*** Opening of Supplied records ***

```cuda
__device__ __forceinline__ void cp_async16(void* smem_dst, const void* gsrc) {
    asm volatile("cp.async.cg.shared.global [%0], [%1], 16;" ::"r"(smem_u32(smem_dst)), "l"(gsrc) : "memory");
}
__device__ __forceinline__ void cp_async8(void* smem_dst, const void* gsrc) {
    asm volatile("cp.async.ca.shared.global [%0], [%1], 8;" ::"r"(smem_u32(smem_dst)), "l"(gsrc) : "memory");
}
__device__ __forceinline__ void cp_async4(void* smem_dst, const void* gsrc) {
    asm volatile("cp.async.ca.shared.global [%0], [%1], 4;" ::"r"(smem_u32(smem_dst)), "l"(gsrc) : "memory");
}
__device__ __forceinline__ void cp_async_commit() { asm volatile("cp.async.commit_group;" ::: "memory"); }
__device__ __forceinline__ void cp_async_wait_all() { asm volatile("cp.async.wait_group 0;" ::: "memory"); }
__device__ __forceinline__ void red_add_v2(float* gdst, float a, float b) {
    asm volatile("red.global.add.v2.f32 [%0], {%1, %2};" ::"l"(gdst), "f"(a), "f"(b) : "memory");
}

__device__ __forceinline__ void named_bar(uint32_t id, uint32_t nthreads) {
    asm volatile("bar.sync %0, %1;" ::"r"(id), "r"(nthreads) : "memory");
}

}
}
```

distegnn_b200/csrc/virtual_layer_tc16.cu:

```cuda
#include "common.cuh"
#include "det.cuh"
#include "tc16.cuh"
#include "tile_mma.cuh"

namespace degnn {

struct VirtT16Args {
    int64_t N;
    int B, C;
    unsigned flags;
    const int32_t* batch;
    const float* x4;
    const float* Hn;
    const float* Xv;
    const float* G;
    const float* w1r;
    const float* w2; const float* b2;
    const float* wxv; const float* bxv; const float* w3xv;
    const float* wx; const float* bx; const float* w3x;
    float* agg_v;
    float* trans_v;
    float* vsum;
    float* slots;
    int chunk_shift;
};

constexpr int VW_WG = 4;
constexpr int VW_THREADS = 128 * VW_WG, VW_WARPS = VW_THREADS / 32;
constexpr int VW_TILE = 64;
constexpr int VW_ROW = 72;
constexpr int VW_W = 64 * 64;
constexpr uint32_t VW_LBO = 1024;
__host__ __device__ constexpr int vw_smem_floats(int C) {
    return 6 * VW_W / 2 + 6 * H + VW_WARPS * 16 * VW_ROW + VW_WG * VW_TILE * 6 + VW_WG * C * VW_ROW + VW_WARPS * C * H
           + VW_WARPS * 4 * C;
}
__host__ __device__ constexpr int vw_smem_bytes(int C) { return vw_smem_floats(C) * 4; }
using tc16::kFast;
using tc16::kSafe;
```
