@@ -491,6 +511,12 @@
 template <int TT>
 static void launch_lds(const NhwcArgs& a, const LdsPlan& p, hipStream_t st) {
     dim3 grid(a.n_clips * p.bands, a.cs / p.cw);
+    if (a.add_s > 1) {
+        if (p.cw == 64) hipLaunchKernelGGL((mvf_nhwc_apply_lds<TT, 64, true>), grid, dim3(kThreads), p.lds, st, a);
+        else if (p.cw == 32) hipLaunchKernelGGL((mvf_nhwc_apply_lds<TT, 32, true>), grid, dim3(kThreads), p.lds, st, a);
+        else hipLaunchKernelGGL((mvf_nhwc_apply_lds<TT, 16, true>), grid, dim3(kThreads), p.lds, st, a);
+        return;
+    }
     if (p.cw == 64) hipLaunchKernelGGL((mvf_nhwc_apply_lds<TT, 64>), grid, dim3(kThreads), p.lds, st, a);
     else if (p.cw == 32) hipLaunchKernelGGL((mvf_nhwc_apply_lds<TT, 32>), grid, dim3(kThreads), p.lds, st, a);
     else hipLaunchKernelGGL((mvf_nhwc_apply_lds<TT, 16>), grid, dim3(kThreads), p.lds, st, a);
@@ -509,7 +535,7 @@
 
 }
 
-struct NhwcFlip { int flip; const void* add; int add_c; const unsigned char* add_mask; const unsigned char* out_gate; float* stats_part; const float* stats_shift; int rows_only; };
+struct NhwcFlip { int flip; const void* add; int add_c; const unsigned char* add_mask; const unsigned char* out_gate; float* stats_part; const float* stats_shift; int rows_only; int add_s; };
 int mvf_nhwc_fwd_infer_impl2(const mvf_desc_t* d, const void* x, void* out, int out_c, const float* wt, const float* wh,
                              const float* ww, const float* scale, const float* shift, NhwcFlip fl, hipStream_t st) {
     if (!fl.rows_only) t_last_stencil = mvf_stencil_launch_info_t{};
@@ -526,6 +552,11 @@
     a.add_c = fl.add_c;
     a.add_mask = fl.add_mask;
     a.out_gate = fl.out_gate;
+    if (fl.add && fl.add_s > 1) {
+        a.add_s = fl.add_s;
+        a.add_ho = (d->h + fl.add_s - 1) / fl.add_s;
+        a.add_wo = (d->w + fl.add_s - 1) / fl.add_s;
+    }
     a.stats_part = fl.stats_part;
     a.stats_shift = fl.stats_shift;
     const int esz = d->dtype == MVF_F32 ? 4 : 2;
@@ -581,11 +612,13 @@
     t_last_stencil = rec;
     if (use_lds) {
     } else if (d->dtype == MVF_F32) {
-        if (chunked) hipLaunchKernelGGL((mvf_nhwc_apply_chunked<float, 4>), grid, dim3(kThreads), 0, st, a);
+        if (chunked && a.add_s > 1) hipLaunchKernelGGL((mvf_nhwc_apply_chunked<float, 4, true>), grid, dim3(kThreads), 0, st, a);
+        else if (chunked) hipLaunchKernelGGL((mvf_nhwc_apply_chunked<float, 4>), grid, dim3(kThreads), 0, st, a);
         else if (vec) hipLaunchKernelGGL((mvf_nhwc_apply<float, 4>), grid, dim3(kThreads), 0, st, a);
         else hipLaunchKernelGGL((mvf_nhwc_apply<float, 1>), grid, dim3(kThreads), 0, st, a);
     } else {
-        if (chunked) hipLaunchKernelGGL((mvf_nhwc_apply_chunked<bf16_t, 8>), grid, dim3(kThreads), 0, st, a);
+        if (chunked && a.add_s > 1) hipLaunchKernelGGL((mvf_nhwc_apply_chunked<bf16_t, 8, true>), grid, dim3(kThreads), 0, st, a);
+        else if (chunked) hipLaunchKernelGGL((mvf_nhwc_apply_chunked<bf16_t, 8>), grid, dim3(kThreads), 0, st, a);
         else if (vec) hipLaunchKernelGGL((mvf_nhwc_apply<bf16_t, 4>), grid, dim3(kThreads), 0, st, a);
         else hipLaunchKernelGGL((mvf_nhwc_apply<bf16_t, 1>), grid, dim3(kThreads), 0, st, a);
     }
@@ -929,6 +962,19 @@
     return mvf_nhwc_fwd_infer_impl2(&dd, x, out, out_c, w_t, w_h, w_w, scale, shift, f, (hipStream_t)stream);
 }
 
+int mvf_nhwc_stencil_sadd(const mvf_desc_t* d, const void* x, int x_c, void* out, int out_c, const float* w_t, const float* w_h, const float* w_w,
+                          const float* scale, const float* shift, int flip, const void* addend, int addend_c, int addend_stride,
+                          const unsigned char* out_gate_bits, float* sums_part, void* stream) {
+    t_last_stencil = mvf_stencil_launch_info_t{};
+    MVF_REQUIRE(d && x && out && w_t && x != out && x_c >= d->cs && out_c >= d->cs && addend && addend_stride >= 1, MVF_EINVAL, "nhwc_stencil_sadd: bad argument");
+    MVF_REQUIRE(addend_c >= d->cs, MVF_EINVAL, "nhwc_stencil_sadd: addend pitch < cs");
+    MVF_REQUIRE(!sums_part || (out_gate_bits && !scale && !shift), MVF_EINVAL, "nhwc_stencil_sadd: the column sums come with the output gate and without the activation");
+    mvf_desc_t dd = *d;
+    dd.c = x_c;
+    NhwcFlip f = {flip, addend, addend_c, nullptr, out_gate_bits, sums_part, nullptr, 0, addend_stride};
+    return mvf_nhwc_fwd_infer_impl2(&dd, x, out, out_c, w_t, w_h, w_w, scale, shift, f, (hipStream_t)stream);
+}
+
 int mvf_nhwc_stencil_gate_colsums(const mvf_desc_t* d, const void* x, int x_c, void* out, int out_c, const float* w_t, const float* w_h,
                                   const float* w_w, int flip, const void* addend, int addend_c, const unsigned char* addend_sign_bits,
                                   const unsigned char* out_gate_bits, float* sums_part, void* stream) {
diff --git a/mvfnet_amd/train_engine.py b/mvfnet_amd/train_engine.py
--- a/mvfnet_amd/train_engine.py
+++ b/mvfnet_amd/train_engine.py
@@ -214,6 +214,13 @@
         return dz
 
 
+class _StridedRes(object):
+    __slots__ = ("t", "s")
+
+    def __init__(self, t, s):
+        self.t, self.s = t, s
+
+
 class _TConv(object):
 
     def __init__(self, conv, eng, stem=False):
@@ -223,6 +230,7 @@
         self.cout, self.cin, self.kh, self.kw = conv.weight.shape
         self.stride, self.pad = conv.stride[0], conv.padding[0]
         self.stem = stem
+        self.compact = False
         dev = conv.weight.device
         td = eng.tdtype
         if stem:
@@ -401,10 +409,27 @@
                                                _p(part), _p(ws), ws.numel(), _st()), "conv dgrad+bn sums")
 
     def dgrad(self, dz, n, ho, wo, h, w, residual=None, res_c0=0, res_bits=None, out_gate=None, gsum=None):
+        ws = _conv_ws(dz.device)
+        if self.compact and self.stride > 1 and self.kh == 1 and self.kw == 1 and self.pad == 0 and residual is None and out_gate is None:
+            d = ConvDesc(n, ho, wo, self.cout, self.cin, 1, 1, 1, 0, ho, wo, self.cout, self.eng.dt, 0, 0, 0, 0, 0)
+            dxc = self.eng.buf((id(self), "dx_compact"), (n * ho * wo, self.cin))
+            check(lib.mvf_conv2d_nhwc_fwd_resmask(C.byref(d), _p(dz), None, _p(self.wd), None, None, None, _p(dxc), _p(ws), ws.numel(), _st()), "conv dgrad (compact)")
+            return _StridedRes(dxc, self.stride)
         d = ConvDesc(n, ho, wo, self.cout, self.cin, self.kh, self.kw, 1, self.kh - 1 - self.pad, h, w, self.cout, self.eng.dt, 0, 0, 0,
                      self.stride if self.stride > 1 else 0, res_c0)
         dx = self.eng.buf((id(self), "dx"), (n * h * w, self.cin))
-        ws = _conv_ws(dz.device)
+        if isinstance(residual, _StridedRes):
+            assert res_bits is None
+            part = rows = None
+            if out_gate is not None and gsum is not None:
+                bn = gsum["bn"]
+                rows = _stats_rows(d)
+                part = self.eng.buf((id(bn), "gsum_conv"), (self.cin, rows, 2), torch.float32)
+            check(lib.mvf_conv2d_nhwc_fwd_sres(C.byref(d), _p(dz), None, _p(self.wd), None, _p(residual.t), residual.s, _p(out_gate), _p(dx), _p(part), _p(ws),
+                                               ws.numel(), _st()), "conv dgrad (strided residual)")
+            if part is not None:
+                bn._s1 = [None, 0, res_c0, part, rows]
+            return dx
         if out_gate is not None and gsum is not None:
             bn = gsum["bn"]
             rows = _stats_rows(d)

*** Close of Supplied records ***

**Exercise prompt:** From the records above, transcribe exactly the run of lines that opens with the line holding "-491,6 +511,12 @@" and closes with the line holding "64, true>), grid, dim3(kThreads), p.lds, st, a);", both included.

**Output for this exercise:**
@@ -491,6 +511,12 @@
 template <int TT>
 static void launch_lds(const NhwcArgs& a, const LdsPlan& p, hipStream_t st) {
     dim3 grid(a.n_clips * p.bands, a.cs / p.cw);
+    if (a.add_s > 1) {
+        if (p.cw == 64) hipLaunchKernelGGL((mvf_nhwc_apply_lds<TT, 64, true>), grid, dim3(kThreads), p.lds, st, a);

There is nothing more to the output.